= Parks in Chennai =

| Zone | Tree cover (km^{2}) (as of 2018) |
|---|---|
| Tiruvottiyur | 2.47 |
| Manali | 4.26 |
| Madhavaram | 5.42 |
| Tondiarpet | 1.82 |
| Royapuram | 2.79 |
| Thiru-Vi-Ka Nagar | 3.3 |
| Ambattur | 4.82 |
| Anna Nagar | 5.28 |
| Teynampet | 5.83 |
| Kodambakkam | 3.87 |
| Valasaravakkam | 2.6 |
| Alandur | 2.69 |
| Adyar | 12.06 |
| Perungudi | 1.9 |
| Sholinganallur | 5.13 |
| Total | 64.06 |

As of 2019, there are 632 parks in Chennai City, including 142 parks in the north zone, 224 in the central zone, and 266 in the south zone. They range in size from 700 square metres to 5,000 square metres. A couple of the parks, including the Anna Nagar Tower Park, are spread across acres. In 2018, the city's green cover was estimated to be 14.9 percent, up from an estimated 4.5 percent in 2011. The per capita green cover of the city has been estimated at 8.5 square meters, as against the World Health Organization recommendation of 9 square meters of green cover per capita in cities. The city lost around 100,000 trees in December 2016 because of Cyclone Vardah. As of 2018, the city's tree cover is estimated to be around 64.06 sq km. This is just over 15 percent of the entire city. The most dominant species of trees in the city are copper pod, Indian beech, neem, gulmohar, raintree, and tropical almond. The overall extent of open space in the city is 34.58 km^{2}. In all, the city has 121 species of trees belonging to 94 genera and 42 families. Teynampet zone remains the most diverse with 68 species, and Manali zone with just 38 species is the least. With 51 parks, Adyar remains the zone with the highest number of parks in the city, and Tiruvottiyur zone scores the least with only 4 parks. The share of Chennai's greenspace is dominated by the Guindy National Park, with an area of 2.71 sq km, which covers a vast area south of the Adyar River.

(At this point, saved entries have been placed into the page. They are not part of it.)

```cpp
static int finish(int rc, const char* what) {
    if (rc != SPLICE_OK) {
        splice_set_error("%s: invalid argument", what);
        return rc;
    }
    const hipError_t e = hipGetLastError();
    if (e != hipSuccess) {
        splice_set_error("%s: HIP error %d (%s)", what, (int)e, hipGetErrorString(e));
        return SPLICE_ERR_HIP;
    }
// ... 248 lines not shown
}
size_t splice_gen_conv_wgrad_ws_floats(int N, int Cin, int Cout, int ks, int Ho, int Wo) {
    if (N < 1 || Cin < 1 || Cout < 1 || ks < 1 || Ho < 1 || Wo < 1) return 0;
    int ppc = 0, cpi = 0;
    return (size_t)wgrad_chunks(N, Ho, Wo, &ppc, &cpi) * Cout * Cin * ks * ks;
}
int splice_gen_conv_wgrad(const splice_gen_wgrad_args* args, float* dw, int accumulate, int n_img, size_t p_nstride, int* form_out, splice_stream_t stream) {
    const char* who = "splice_gen_conv_wgrad";
    if (!gen_wgrad_args_ok(args) || !dw || !args->ws) return finish(SPLICE_ERR_ARG, who);
    const size_t n = (size_t)args->Cout * args->Cin * args->ks * args->ks;
    if (n > 0x7fffffffULL || args->ws_floats < splice_gen_conv_wgrad_ws_floats(args->N, args->Cin, args->Cout, args->ks, args->Ho, args->Wo))
        return finish(SPLICE_ERR_ARG, who);
    if (p_nstride ? (n_img != args->N || p_nstride < n) : n_img != 1) return finish(SPLICE_ERR_ARG, who);
    WgradArgs a = {};
    a.x = args->x; a.dy = args->dy; a.ws = args->ws;
    a.x_nstride = args->x_nstride; a.x_cstride = args->x_cstride; a.dy_nstride = args->dy_nstride; a.dy_cstride = args->dy_cstride;
    a.N = args->N; a.Cin = args->Cin; a.Hi = args->Hi; a.Wi = args->Wi; a.Cout = args->Cout; a.Ho = args->Ho; a.Wo = args->Wo;
    a.ks = args->ks; a.stride = args->stride; a.pad = args->pad; a.reflect = args->reflect;
    WgradBatchPair pair = {};
    int chunks = 0;
    int rc = conv_wgrad_add(&pair, a, &chunks);
    if (rc != SPLICE_OK) return finish(rc, who);
    WgradReduceAll r = {};
    r.count = 1; r.n[0] = (int)n; r.chunks[0] = chunks; r.ws_off[0] = 0; r.dw_off[0] = 0;
    if (form_out) {
        const WgradBatch& b = pair.tile.count ? pair.tile : pair.big.count ? pair.big : pair.small;
        form_out[0] = pair.tile.count ? 2 : pair.big.count ? 1 : 0;
        form_out[1] = b.d[0].variant;
        form_out[2] = b.d[0].pix_per_chunk;
        form_out[3] = chunks;
        form_out[4] = !((reinterpret_cast<size_t>(args->ws) | reinterpret_cast<size_t>(dw)) & 15) && p_nstride % 4 == 0 && n % 4 == 0;
        form_out[5] = b.total_wgs;
    }
    rc = conv_wgrad_batched_launch(pair, ST(stream));
    if (rc != SPLICE_OK) return finish(rc, who);
    return finish(wgrad_reduce_all_launch(r, args->ws, dw, accumulate, ST(stream), n_img, p_nstride), who);
}

int splice_gen_wgrad_reduce(const float* partials, int n, int chunks, float* dw, int accumulate, int n_img, size_t p_nstride, splice_stream_t stream) {
    const char* who = "splice_gen_wgrad_reduce";
    if (!partials || !dw || n < 1 || chunks < 0 || n_img < 1 || n_img > 65535 || (long long)n * (chunks > 0 ? chunks : 1) > 0x7fffffffLL) return finish(SPLICE_ERR_ARG, who);
    if (p_nstride ? (chunks % n_img || p_nstride < (size_t)n) : n_img != 1) return finish(SPLICE_ERR_ARG, who);
    WgradReduceAll r = {};
    r.count = 1; r.n[0] = n; r.chunks[0] = chunks; r.ws_off[0] = 0; r.dw_off[0] = 0;
    return finish(wgrad_reduce_all_launch(r, partials, dw, accumulate, ST(stream), n_img, p_nstride), who);
}

int splice_gen_bn_small_instance(int mask) { return finish(bn_small_force_instance(mask), "splice_gen_bn_small_instance"); }
int splice_gen_bn_form(int HW, int N, size_t p_nstride, int batch, int* out) {
    if (HW < 1 || N < 1 || batch < 0 || !out) return finish(SPLICE_ERR_ARG, "splice_gen_bn_form");
    const BnForm f = bn_form(HW, N, p_nstride, batch);
    out[0] = (int)f.kind; out[1] = f.hosts_pre; out[2] = f.fwd_takes_slabs; out[3] = f.bwd_takes_slabs;
    out[4] = f.fwd_fuses_upsample; out[5] = f.bwd_fuses_upsample; out[6] = f.sign_from_y;
    return SPLICE_OK;
}
size_t splice_gen_bn_part_floats(int N, int C) { return N < 1 || C < 1 ? 0 : (size_t)bn_part_floats(N, C); }
static bool gen_bn_fill(const splice_gen_bn_args* g, bool bwd, BnArgs* a, BnUpsample* up, BnPre* pre, BnSlabs* sl) {
    if (!g || !g->y || !g->out || !g->gamma || !g->mean || !g->rstd) return false;
    if (g->N < 1 || g->C < 1 || g->HW < 1 || g->N > 65535 || g->C > 65535 || g->batch < 0 || g->batch > 8) return false;
    if (g->batch && (g->N % g->batch || (g->N != g->batch && !g->p_nstride))) return false;
    if (g->N > 1 && (g->y_nstride < (size_t)g->C * g->HW || g->out_nstride < (size_t)g->C * g->HW)) return false;
    const BnForm f = bn_form(g->HW, g->N, g->p_nstride, g->batch);
    const bool two_stage = f.kind == BnForm::TWO_STAGE || f.kind == BnForm::TWO_STAGE_VEC;
    if (two_stage && (!g->part || g->part_floats < (size_t)bn_part_floats(g->N, g->C))) return false;
    if (!bwd && !g->beta) return false;
    if (bwd && ((f.sign_from_y && !g->beta) || !g->da || !g->dy || !g->dgamma || !g->dbeta)) return false;
    if (bwd && g->N > 1 && (g->da_nstride < (size_t)g->C * g->HW || g->dy_nstride < (size_t)g->C * g->HW)) return false;
    a->y = g->y; a->y_nstride = g->y_nstride; a->out = g->out; a->out_nstride = g->out_nstride;
    a->N = g->N; a->C = g->C; a->HW = g->HW; a->gamma = g->gamma; a->beta = g->beta; a->eps = g->eps; a->slope = g->slope;
    a->p_nstride = g->p_nstride; a->batch = g->batch; a->part = g->part; a->mean = g->mean; a->rstd = g->rstd;
// ... 95 lines not shown
```

### splice_amd/csrc/gen_kernels.h

```cpp
#pragma once
#include "common.h"

struct ConvArgs {
    const float* in;
    const float* w;
    const float* bias;
    float* out;
    size_t in_nstride, in_cstride, out_nstride, out_cstride;
    size_t w_jstride, w_cstride;
    size_t p_nstride;
    int N, Cin, Hi, Wi, Cout, Ho, Wo;
    int ks, stride, pad;
    int reflect;
    int act;
    int transposed;
    int accumulate;
    float* ws;
    size_t ws_floats;
    int ksplit;
    int p_group;
    int defer_reduce;
};
int conv_launch(const ConvArgs& a, hipStream_t s, int* ksplit_out = nullptr);
void conv_form_report(const ConvArgs& a, int* form);
int conv_pair_launch(ConvArgs a, ConvArgs b, hipStream_t s, int* ksplit_a = nullptr, int* ksplit_b = nullptr);
int conv_reflect_dgrad_launch(ConvArgs a, float* pad_scratch, hipStream_t s);
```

As of December 2014, the city had about 396 parks. Until 2011, the seven zones of the old corporation limits had about 260 public parks, 154 traffic islands and 103 centre median parks, maintained by the parks department of the Corporation of Chennai, many of which suffer poor maintenance. Public parks include 88 notified parks, 73 park sites in extended areas, and more than 100 open spaces that have been earmarked for recreation purposes. The eight zones in the newly added areas of the city have about 265 locations that have been identified for development of new parks. The largest among the parks in the city is the 358-acre Tholkappia Poonga, developed to restore the fragile ecosystem of the Adyar estuary.

Chennai's greenspace is further augmented by a network of open spaces containing forests, prairies, wetlands, canals, streams, and lakes that are set aside as natural areas along the city's periphery.

In pre-Independence days, the ceiling on the number of permanent workers for maintenance of city parks was fixed at 350. This has not been revised till date.

==Water requirement==
The average amount of water required to maintain the parks in the city is 5 litres per square metre, which averages to about 5,000 litres per park.

==Increase in numbers==
Until 2011, there had been 260 parks in the city. In the following year, 200 new parks were proposed. Eighty-seven of these were opened in January 2014 and the rest are nearing completion as of July 2014. By December 2014, there were about 396 parks in the city.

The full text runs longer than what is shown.